§ REQUIRED WORK: Copy all lines below that use the word "kRefBlocks".

[Opening INFORMATION GIVEN section]

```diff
@@ -478,8 +480,9 @@
 }
 
 
+template <int K0 = 0, int K1 = 29>
 __device__ __forceinline__ void gn_point(const double (&T)[12], const Cam& cam, double X, double Y, double Z, double ox, double oy,
-                                         double (&acc)[kNAcc]) {
+                                         double (&acc)[29]) {
   const double xc = __builtin_fma(T[0], X, __builtin_fma(T[1], Y, __builtin_fma(T[2], Z, T[3])));
   const double yc = __builtin_fma(T[4], X, __builtin_fma(T[5], Y, __builtin_fma(T[6], Z, T[7])));
   const double zc = __builtin_fma(T[8], X, __builtin_fma(T[9], Y, __builtin_fma(T[10], Z, T[11])));
@@ -499,14 +502,27 @@
 #pragma unroll
   for (int i = 0; i < 6; ++i)
 #pragma unroll
-    for (int j = i; j < 6; ++j) { acc[k] = __builtin_fma(Ju[i], Ju[j], __builtin_fma(Jv[i], Jv[j], acc[k])); ++k; }
-#pragma unroll
-  for (int i = 0; i < 6; ++i) acc[21 + i] = __builtin_fma(Ju[i], ru, __builtin_fma(Jv[i], rv, acc[21 + i]));
-  acc[27] = __builtin_fma(ru, ru, __builtin_fma(rv, rv, acc[27]));
-  acc[28] += 1.0;
-}
-
-__global__ __launch_bounds__(kRefThreads) void gn_accumulate_kernel(
+    for (int j = i; j < 6; ++j) {
+      if (k >= K0 && k < K1) acc[k] = __builtin_fma(Ju[i], Ju[j], __builtin_fma(Jv[i], Jv[j], acc[k]));
+      ++k;
+    }
+#pragma unroll
+  for (int i = 0; i < 6; ++i)
+    if (21 + i >= K0 && 21 + i < K1) acc[21 + i] = __builtin_fma(Ju[i], ru, __builtin_fma(Jv[i], rv, acc[21 + i]));
+  if (27 >= K0 && 27 < K1) acc[27] = __builtin_fma(ru, ru, __builtin_fma(rv, rv, acc[27]));
+  if (28 >= K0 && 28 < K1) acc[28] += 1.0;
+}
+
+#ifndef ISR_GN_ACC_SLICE
+#define ISR_GN_ACC_SLICE 1
+#endif
+constexpr int kNAccHalf = 14;
+#if ISR_GN_ACC_SLICE
+#define ISR_GN_ACC_ATTR __attribute__((amdgpu_waves_per_eu(6)))
+#else
+#define ISR_GN_ACC_ATTR
+#endif
+__global__ __launch_bounds__(kRefThreads) ISR_GN_ACC_ATTR void gn_accumulate_kernel(
     const float* __restrict__ p3d, const float* __restrict__ p2d, const int32_t* __restrict__ M_dev, int M_cap,
     const uint32_t* __restrict__ mask, int mask_words, const ImgDev* __restrict__ ib, const double* __restrict__ Rt,
     const int32_t* __restrict__ status_dev, int32_t* __restrict__ state,
@@ -520,6 +536,36 @@
   Rt += (size_t)img * 12; state += 4 * img; partial += (size_t)img * kRefBlocks * kNAcc;
   if (state[0]) return;
   if (status_dev && status_dev[img] == 0) return;
+#if ISR_GN_ACC_SLICE
+  const int M = M_dev[img];
+  const bool live = (status_dev == nullptr) || (status_dev[img] != 0);
+  const int wave = threadIdx.x >> 6, lane = threadIdx.x & 63;
+  auto walk = [&](auto half) {
+    constexpr int K0 = decltype(half)::value ? kNAccHalf : 0, K1 = decltype(half)::value ? kNAcc : kNAccHalf;
+    double acc[kNAcc];
+#pragma unroll
+    for (int i = 0; i < kNAcc; ++i) acc[i] = 0.0;
+    if (live) {
+      double T[12];
+#pragma unroll
+      for (int i = 0; i < 12; ++i) T[i] = Rt[i];
+      for (int m = blockIdx.x * kRefThreads + threadIdx.x; m < M; m += kRefBlocks * kRefThreads) {
+        if (mask && !((mask[m >> 5] >> (m & 31)) & 1u)) continue;
+        gn_point<K0, K1>(T, cam, p3d[3 * (size_t)m], p3d[3 * (size_t)m + 1], p3d[3 * (size_t)m + 2], p2d[2 * (size_t)m],
+                         p2d[2 * (size_t)m + 1], acc);
+      }
+    }
+#pragma unroll
+    for (int i = K0; i < K1; ++i) {
+      double s = acc[i];
+#pragma unroll
+      for (int off = 32; off > 0; off >>= 1) s += __shfl_down(s, off, 64);
+      if (lane == 0) red[wave][i] = s;
+    }
+  };
+  walk(std::integral_constant<int, 0>{});
+  walk(std::integral_constant<int, 1>{});
+#else
   double acc[kNAcc];
 #pragma unroll
   for (int i = 0; i < kNAcc; ++i) acc[i] = 0.0;
@@ -542,6 +588,7 @@
     for (int off = 32; off > 0; off >>= 1) s += __shfl_down(s, off, 64);
     if (lane == 0) red[wave][i] = s;
   }
+#endif
   __syncthreads();
   if (threadIdx.x < kNAcc)
     partial[(size_t)blockIdx.x * kNAcc + threadIdx.x] =
```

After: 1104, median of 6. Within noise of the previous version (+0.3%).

[Closing INFORMATION GIVEN section]

§ OUTPUT OF THE TASK:
   Rt += (size_t)img * 12; state += 4 * img; partial += (size_t)img * kRefBlocks * kNAcc;
+      for (int m = blockIdx.x * kRefThreads + threadIdx.x; m < M; m += kRefBlocks * kRefThreads) {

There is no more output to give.